Your task:
What you should output is the data below, unchanged in every character.
---
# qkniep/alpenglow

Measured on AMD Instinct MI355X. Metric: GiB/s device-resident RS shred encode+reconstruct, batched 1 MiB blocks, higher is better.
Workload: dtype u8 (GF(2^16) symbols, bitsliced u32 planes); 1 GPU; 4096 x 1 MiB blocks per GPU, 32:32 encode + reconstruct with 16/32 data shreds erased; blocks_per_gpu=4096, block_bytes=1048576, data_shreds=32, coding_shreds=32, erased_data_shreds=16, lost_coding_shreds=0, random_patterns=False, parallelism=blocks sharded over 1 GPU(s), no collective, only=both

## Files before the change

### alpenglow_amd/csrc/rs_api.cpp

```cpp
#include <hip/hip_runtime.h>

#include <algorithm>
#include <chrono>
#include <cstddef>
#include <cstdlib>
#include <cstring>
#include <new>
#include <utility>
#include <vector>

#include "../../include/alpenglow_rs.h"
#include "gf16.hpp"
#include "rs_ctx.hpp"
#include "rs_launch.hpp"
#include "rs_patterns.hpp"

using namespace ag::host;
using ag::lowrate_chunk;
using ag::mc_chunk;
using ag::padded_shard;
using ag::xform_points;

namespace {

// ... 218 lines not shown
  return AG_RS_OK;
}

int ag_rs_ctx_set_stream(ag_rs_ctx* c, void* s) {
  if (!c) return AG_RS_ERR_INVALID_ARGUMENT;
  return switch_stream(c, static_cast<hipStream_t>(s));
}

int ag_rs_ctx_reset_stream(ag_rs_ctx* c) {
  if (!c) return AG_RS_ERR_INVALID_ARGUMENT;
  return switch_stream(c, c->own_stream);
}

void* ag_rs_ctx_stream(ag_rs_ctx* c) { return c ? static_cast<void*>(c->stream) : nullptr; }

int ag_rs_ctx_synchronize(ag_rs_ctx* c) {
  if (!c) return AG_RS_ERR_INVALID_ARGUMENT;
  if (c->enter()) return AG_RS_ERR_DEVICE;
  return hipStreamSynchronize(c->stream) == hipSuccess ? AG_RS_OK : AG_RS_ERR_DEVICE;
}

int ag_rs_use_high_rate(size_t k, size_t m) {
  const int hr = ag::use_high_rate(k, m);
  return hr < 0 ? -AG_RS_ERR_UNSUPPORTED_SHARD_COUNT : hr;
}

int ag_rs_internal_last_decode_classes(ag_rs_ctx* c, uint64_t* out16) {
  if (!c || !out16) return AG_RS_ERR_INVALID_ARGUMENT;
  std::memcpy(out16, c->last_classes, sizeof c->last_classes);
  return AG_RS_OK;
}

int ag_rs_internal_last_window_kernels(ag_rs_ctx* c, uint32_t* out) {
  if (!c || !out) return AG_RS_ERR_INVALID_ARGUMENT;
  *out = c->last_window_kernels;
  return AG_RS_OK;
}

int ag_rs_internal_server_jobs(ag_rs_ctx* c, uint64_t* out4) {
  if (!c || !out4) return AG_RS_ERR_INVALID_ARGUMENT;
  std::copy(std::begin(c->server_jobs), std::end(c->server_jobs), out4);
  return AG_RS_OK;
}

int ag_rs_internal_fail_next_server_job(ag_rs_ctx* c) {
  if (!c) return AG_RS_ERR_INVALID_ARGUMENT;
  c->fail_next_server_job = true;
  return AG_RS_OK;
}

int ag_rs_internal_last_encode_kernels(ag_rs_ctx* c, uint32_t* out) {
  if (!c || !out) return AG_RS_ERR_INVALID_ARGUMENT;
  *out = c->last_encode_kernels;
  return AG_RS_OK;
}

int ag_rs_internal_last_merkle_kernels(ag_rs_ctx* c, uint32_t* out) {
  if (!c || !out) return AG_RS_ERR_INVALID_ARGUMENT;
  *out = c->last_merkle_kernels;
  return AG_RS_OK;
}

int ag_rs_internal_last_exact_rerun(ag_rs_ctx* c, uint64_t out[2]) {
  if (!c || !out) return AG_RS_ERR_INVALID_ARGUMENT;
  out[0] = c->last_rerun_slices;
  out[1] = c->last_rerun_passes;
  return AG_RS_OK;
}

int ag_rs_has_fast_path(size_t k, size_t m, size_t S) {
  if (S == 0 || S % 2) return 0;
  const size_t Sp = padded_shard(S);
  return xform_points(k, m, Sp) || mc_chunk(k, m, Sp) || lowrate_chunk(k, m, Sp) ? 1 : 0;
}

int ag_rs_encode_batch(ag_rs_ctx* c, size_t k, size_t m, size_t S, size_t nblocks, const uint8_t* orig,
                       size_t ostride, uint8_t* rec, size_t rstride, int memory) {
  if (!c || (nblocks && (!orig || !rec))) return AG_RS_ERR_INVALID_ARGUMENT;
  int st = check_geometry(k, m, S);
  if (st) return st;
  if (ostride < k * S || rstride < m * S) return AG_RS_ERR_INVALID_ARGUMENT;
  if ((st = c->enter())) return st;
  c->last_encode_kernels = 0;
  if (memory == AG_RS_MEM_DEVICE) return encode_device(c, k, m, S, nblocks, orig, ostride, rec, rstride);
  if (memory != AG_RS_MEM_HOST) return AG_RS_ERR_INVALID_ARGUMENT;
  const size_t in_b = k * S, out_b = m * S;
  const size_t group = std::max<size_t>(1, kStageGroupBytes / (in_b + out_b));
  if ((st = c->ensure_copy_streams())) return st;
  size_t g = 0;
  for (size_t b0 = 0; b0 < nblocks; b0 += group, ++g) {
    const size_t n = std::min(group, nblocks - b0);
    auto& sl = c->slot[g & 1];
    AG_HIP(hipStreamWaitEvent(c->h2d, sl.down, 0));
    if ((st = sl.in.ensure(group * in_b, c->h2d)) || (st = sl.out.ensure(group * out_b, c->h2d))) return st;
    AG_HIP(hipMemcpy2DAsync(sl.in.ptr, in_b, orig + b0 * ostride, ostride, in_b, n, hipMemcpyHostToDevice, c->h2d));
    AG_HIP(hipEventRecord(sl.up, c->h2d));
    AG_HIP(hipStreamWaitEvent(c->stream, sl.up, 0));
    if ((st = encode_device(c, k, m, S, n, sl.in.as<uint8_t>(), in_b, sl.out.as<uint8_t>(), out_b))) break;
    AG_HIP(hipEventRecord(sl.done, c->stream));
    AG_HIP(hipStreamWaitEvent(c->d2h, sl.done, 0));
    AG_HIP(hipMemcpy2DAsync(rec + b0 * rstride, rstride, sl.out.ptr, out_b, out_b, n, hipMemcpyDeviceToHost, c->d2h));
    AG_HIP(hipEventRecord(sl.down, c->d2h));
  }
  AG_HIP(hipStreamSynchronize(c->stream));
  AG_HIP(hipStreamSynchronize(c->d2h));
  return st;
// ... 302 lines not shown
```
---
Result:
# qkniep/alpenglow

Measured on AMD Instinct MI355X. Metric: GiB/s device-resident RS shred encode+reconstruct, batched 1 MiB blocks, higher is better.
Workload: dtype u8 (GF(2^16) symbols, bitsliced u32 planes); 1 GPU; 4096 x 1 MiB blocks per GPU, 32:32 encode + reconstruct with 16/32 data shreds erased; blocks_per_gpu=4096, block_bytes=1048576, data_shreds=32, coding_shreds=32, erased_data_shreds=16, lost_coding_shreds=0, random_patterns=False, parallelism=blocks sharded over 1 GPU(s), no collective, only=both

## Files before the change

### alpenglow_amd/csrc/rs_api.cpp

```cpp
#include <hip/hip_runtime.h>

#include <algorithm>
#include <chrono>
#include <cstddef>
#include <cstdlib>
#include <cstring>
#include <new>
#include <utility>
#include <vector>

#include "../../include/alpenglow_rs.h"
#include "gf16.hpp"
#include "rs_ctx.hpp"
#include "rs_launch.hpp"
#include "rs_patterns.hpp"

using namespace ag::host;
using ag::lowrate_chunk;
using ag::mc_chunk;
using ag::padded_shard;
using ag::xform_points;

namespace {

// ... 218 lines not shown
  return AG_RS_OK;
}

int ag_rs_ctx_set_stream(ag_rs_ctx* c, void* s) {
  if (!c) return AG_RS_ERR_INVALID_ARGUMENT;
  return switch_stream(c, static_cast<hipStream_t>(s));
}

int ag_rs_ctx_reset_stream(ag_rs_ctx* c) {
  if (!c) return AG_RS_ERR_INVALID_ARGUMENT;
  return switch_stream(c, c->own_stream);
}

void* ag_rs_ctx_stream(ag_rs_ctx* c) { return c ? static_cast<void*>(c->stream) : nullptr; }

int ag_rs_ctx_synchronize(ag_rs_ctx* c) {
  if (!c) return AG_RS_ERR_INVALID_ARGUMENT;
  if (c->enter()) return AG_RS_ERR_DEVICE;
  return hipStreamSynchronize(c->stream) == hipSuccess ? AG_RS_OK : AG_RS_ERR_DEVICE;
}

int ag_rs_use_high_rate(size_t k, size_t m) {
  const int hr = ag::use_high_rate(k, m);
  return hr < 0 ? -AG_RS_ERR_UNSUPPORTED_SHARD_COUNT : hr;
}

int ag_rs_internal_last_decode_classes(ag_rs_ctx* c, uint64_t* out16) {
  if (!c || !out16) return AG_RS_ERR_INVALID_ARGUMENT;
  std::memcpy(out16, c->last_classes, sizeof c->last_classes);
  return AG_RS_OK;
}

int ag_rs_internal_last_window_kernels(ag_rs_ctx* c, uint32_t* out) {
  if (!c || !out) return AG_RS_ERR_INVALID_ARGUMENT;
  *out = c->last_window_kernels;
  return AG_RS_OK;
}

int ag_rs_internal_server_jobs(ag_rs_ctx* c, uint64_t* out4) {
  if (!c || !out4) return AG_RS_ERR_INVALID_ARGUMENT;
  std::copy(std::begin(c->server_jobs), std::end(c->server_jobs), out4);
  return AG_RS_OK;
}

int ag_rs_internal_fail_next_server_job(ag_rs_ctx* c) {
  if (!c) return AG_RS_ERR_INVALID_ARGUMENT;
  c->fail_next_server_job = true;
  return AG_RS_OK;
}

int ag_rs_internal_last_encode_kernels(ag_rs_ctx* c, uint32_t* out) {
  if (!c || !out) return AG_RS_ERR_INVALID_ARGUMENT;
  *out = c->last_encode_kernels;
  return AG_RS_OK;
}

int ag_rs_internal_last_merkle_kernels(ag_rs_ctx* c, uint32_t* out) {
  if (!c || !out) return AG_RS_ERR_INVALID_ARGUMENT;
  *out = c->last_merkle_kernels;
  return AG_RS_OK;
}

int ag_rs_internal_last_exact_rerun(ag_rs_ctx* c, uint64_t out[2]) {
  if (!c || !out) return AG_RS_ERR_INVALID_ARGUMENT;
  out[0] = c->last_rerun_slices;
  out[1] = c->last_rerun_passes;
  return AG_RS_OK;
}

int ag_rs_has_fast_path(size_t k, size_t m, size_t S) {
  if (S == 0 || S % 2) return 0;
  const size_t Sp = padded_shard(S);
  return xform_points(k, m, Sp) || mc_chunk(k, m, Sp) || lowrate_chunk(k, m, Sp) ? 1 : 0;
}

int ag_rs_encode_batch(ag_rs_ctx* c, size_t k, size_t m, size_t S, size_t nblocks, const uint8_t* orig,
                       size_t ostride, uint8_t* rec, size_t rstride, int memory) {
  if (!c || (nblocks && (!orig || !rec))) return AG_RS_ERR_INVALID_ARGUMENT;
  int st = check_geometry(k, m, S);
  if (st) return st;
  if (ostride < k * S || rstride < m * S) return AG_RS_ERR_INVALID_ARGUMENT;
  if ((st = c->enter())) return st;
  c->last_encode_kernels = 0;
  if (memory == AG_RS_MEM_DEVICE) return encode_device(c, k, m, S, nblocks, orig, ostride, rec, rstride);
  if (memory != AG_RS_MEM_HOST) return AG_RS_ERR_INVALID_ARGUMENT;
  const size_t in_b = k * S, out_b = m * S;
  const size_t group = std::max<size_t>(1, kStageGroupBytes / (in_b + out_b));
  if ((st = c->ensure_copy_streams())) return st;
  size_t g = 0;
  for (size_t b0 = 0; b0 < nblocks; b0 += group, ++g) {
    const size_t n = std::min(group, nblocks - b0);
    auto& sl = c->slot[g & 1];
    AG_HIP(hipStreamWaitEvent(c->h2d, sl.down, 0));
    if ((st = sl.in.ensure(group * in_b, c->h2d)) || (st = sl.out.ensure(group * out_b, c->h2d))) return st;
    AG_HIP(hipMemcpy2DAsync(sl.in.ptr, in_b, orig + b0 * ostride, ostride, in_b, n, hipMemcpyHostToDevice, c->h2d));
    AG_HIP(hipEventRecord(sl.up, c->h2d));
    AG_HIP(hipStreamWaitEvent(c->stream, sl.up, 0));
    if ((st = encode_device(c, k, m, S, n, sl.in.as<uint8_t>(), in_b, sl.out.as<uint8_t>(), out_b))) break;
    AG_HIP(hipEventRecord(sl.done, c->stream));
    AG_HIP(hipStreamWaitEvent(c->d2h, sl.done, 0));
    AG_HIP(hipMemcpy2DAsync(rec + b0 * rstride, rstride, sl.out.ptr, out_b, out_b, n, hipMemcpyDeviceToHost, c->d2h));
    AG_HIP(hipEventRecord(sl.down, c->d2h));
  }
  AG_HIP(hipStreamSynchronize(c->stream));
  AG_HIP(hipStreamSynchronize(c->d2h));
  return st;
// ... 302 lines not shown
```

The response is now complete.